I decided to try writing a quick Python program with pikepdf to automate [something] and it "just worked". --Jay Berkenbilt, creator of qpdf
"Thanks for creating a great pdf library, I tested out several and this is the one that was best able to work with whatever I threw at it." --@cfcurtis
-
OCRmyPDF uses pikepdf to graft OCR text layers onto existing PDFs, to examine the contents of input PDFs, and to optimize PDFs.
-
PDF Arranger is a small Python application that provides a graphical user interface to rotate, crop and rearrange PDFs.
-
PDFStitcher is a utility for stitching PDF pages into a single document (i.e. N-up or page imposition).

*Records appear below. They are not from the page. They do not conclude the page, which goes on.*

__device__ __forceinline__ void emit_cands(const RoundArgs& R, const CandOut& co,
                                           const TaskView& tv, uint32_t item, int sub, int m) {
    const uint32_t n1 = (uint32_t)(__popcll(co.cells & co.c2) + __popcll(co.rows1) +
                                   (co.mlist == 1 ? 1 : 0));
    const uint32_t n0 = (uint32_t)(__popcll(co.cells & ~co.c2) + __popcll(co.rows0) +
                                   (co.mlist == 0 ? 1 : 0));
    uint32_t tot;
    const uint32_t pre = wave_excl_scan(n0 | (n1 << 16), tot);
    if (tot == 0) return;
    const uint32_t sh = wave_shard();
    uint32_t b0 = 0, b1 = 0;
    if ((threadIdx.x & 63u) == 0) {
        if (tot & 0xFFFFu) b0 = atomicAdd(R.cand_count + sh * kShardStride, tot & 0xFFFFu);
        if (tot >> 16) b1 = atomicAdd(R.cand_count + (kShards + sh) * kShardStride, tot >> 16);
    }
    b0 = __builtin_amdgcn_readfirstlane(b0) + (pre & 0xFFFFu);
    b1 = __builtin_amdgcn_readfirstlane(b1) + (pre >> 16);
    __attribute__((address_space(1))) Cand* const cl0 = sgpr_ptr(R.cand[0] + sh * R.cand_scap);
    __attribute__((address_space(1))) Cand* const cl1 = sgpr_ptr(R.cand[1] + sh * R.cand_scap);
    const auto put = [&](int l, const Cand& cd) __attribute__((always_inline)) {
        const uint32_t i = l ? b1++ : b0++;
        if (i < R.cand_scap) store_cand(l ? cl1 : cl0, i, cd);
        else atomicOr(R.flags, 8u);
    };
    uint64_t x = co.cells;
    while (x) {
        const int bit = __ffsll((unsigned long long)x) - 1;
        x &= x - 1;
        const int cost = (int)((co.c0 >> bit) & 1ull) | ((int)((co.c1 >> bit) & 1ull) << 1) |
                         ((int)((co.c2 >> bit) & 1ull) << 2);
        put(cost > 3, make_cand(tv, item, sub, m, cost, co.seg + (uint32_t)bit));
    }
    x = co.rows0 | co.rows1;
    while (x) {
        const int i = __ffsll((unsigned long long)x) - 1;
        x &= x - 1;
        const int cost = col_cost(co.pv, co.mv, i);
        put(cost > 3, make_cand(tv, item, sub, i, cost, tv.len));
    }
    if (co.mlist >= 0)
        put(co.mlist, make_cand(tv, item, sub, m, col_cost(co.pv, co.mv, m), tv.len));
}
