template <int R, int RW, int RM>
struct HessPF {
  static constexpr bool rows = RW == 10 && (R >= 5 || RM == RM_CONSUMER);
};
template <int R, int RW, int RM, bool GRAD, bool EARLY>
__device__ __forceinline__ void body_hess(const Dev& d, int gated, int slot, HostStatus* hs,
                                          unsigned long long seq, char* smem) {
  static_assert(RM == RM_CONSUMER || (!GRAD && !EARLY), "the launched form has one body");
  const Lane L = lane_map<R>(d);
  int tcg_iter;
  double beta;
  double y[4] = {0, 0, 0, 0}, zs[4] = {0, 0, 0, 0}, H[4];
  const size_t o = (size_t)L.pose * 4 * R + 4 * L.a;
  const int dhn = d.dhn;
  double dold[4] = {0, 0, 0, 0}, hold[4] = {0, 0, 0, 0};
  double2 dg[5];
  bool first;
  auto epi = [&]() {
    if (L.valid) {
#if KMX_HESS_PROBE & 2
      for (int k = 0; k < 4; ++k) zs[k] = 1e-3 * k;
      for (int c = 0; c < 5; ++c) dg[c] = make_double2(c == 0 || c == 2 ? 1.0 : 0.0, c >= 3 ? 1.0 : 0.0);
#else
      load4(d.z + o, zs);
      const double2* p2 = reinterpret_cast<const double2*>(d.hDS + SYM4 * (size_t)L.pose);
#pragma unroll
      for (int c = 0; c < 5; ++c) dg[c] = p2[c];
#endif
      if (!first) {
        load4(d.dh + (size_t)((tcg_iter - 1) % dhn) * d.vec + o, dold);
        load4(d.hd + o, hold);
      }
    }
  };
  if constexpr (RM == RM_CONSUMER) {
    __shared__ Ctl cs;
    __shared__ double rl[NPART * WAVES];
    const Ctl& c0 = d.ctl[L.l];
    const bool writer = L.tile == L.rt0;
    if (writer && threadIdx.x < (int)(sizeof(Ctl) / 8))
      reinterpret_cast<double*>(&cs)[threadIdx.x] = reinterpret_cast<const double*>(&c0)[threadIdx.x];
    using RS = std::conditional_t<GRAD, RobotSum<3>, RobotSum<2>>;
    const double* const part = GRAD ? d.part : d.part_u;
    constexpr int stride = GRAD ? NPART : 2;
    RS rs;
// ... 25 lines not shown
      if (writer && threadIdx.x == 0) {
        control_on(cs, d, L.l, GRAD ? RED_GRAD : RED_UPDATE, tot, R, true);
        d.ctl2[L.l] = cs;
        if (hs) post_status(hs, L.l, seq, cs.phase == PH_TCG);
      }
      return !u.done;
    };
    bool go;
    if constexpr (EARLY) {
      go = hinc_gather<R, RW, false, false, HessPF<R, RW, RM>::rows>(d, L, d.z, H, smem, decide, epi);
    } else {
      auto epi_late = [&]() {
        epi();
        rs.issue(part, stride, L.rt0, L.rt1);
      };
      hinc_gather<R, RW, false, false, HessPF<R, RW, RM>::rows>(d, L, d.z, H, smem, NoPre{}, epi_late);
      go = decide();
    }
    if (!go) return;
    beta = u.beta;
  } else {
    const Ctl& c = d.ctl[L.l];
    const int ph = c.phase;
    tcg_iter = c.tcg_iter;
    beta = c.beta;
    first = (tcg_iter == 0) || (KMX_HESS_PROBE & 4);
    if (gated && ph != PH_TCG) return;
    if (!hinc_gather<R, RW, true, false, HessPF<R, RW, RM>::rows>(d, L, d.z, H, smem,
                                                                  [&]() { return ph == PH_TCG; }, epi))
      return;
  }
  if (L.valid) {
    double Dg[16];
    expand_sym4(dg, Dg);
#pragma unroll
    for (int c = 0; c < 4; ++c)
      H[c] += zs[0] * Dg[4 * c] + zs[1] * Dg[4 * c + 1] + zs[2] * Dg[4 * c + 2] + zs[3] * Dg[4 * c + 3];
  }
  double hz[4];
#pragma unroll
  for (int k = 0; k < 4; ++k) hz[k] = H[k];
  (void)y;
  double v = 0.0;
  double dl[4] = {0, 0, 0, 0}, hdl[4] = {0, 0, 0, 0};
  if (L.valid) {
    if (first) {
#pragma unroll
      for (int k = 0; k < 4; ++k) { dl[k] = -zs[k]; hdl[k] = -hz[k]; }
    } else {
#pragma unroll
      for (int k = 0; k < 4; ++k) {
        dl[k] = -zs[k] + beta * dold[k];
        hdl[k] = -hz[k] + beta * hold[k];
      }
      if (tcg_iter >= dhn && tcg_iter % dhn == 0) {
        double et[4] = {0, 0, 0, 0};
        if (tcg_iter > dhn) load4(d.eta + o, et);
        const double* ch = d.coefh + (size_t)L.l * d.p.tcg_max;
        for (int j = tcg_iter - dhn; j < tcg_iter; ++j) {
          double dj[4];
          if (j + 1 < tcg_iter) {
            load4(d.dh + (size_t)(j % dhn) * d.vec + o, dj);
          } else {
#pragma unroll
            for (int k = 0; k < 4; ++k) dj[k] = dold[k];
          }
          const double cj = ch[j];
#pragma unroll
          for (int k = 0; k < 4; ++k) et[k] += cj * dj[k];
        }
        store4(d.eta + o, et);
      }
    }
    v = dl[0] * hdl[0] + dl[1] * hdl[1] + dl[2] * hdl[2] + dl[3] * hdl[3];
  }
  finish_tile<RED_HESS, 1, RM>(d, L, &v, smem + SmemH<R>::red_off, [&]() {
    if (L.valid && !(KMX_HESS_PROBE & 8)) {
      store4(d.dh + (size_t)(tcg_iter % dhn) * d.vec + o, dl);
      store4(d.hd + o, hdl);
    }
  });
}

Full documentation is available at pikepdf.readthedocs.io. For the latest changes, see the release notes.
Contributions are welcome! If you'd like to make a contribution, see the Contributing Guidelines
pikepdf is licensed under the Mozilla Public License 2.0 license (MPL-2.0) that can be found in the LICENSE file. By using, distributing, or contributing to this project, you agree to the terms and conditions of this license. MPL 2.0 permits you to combine the software with other work, including commercial and closed source software, but asks you to publish source-level modifications you make to pikepdf itself.
Some components of the project may be under other license agreements, as indicated in their SPDX license header or the REUSE.toml file.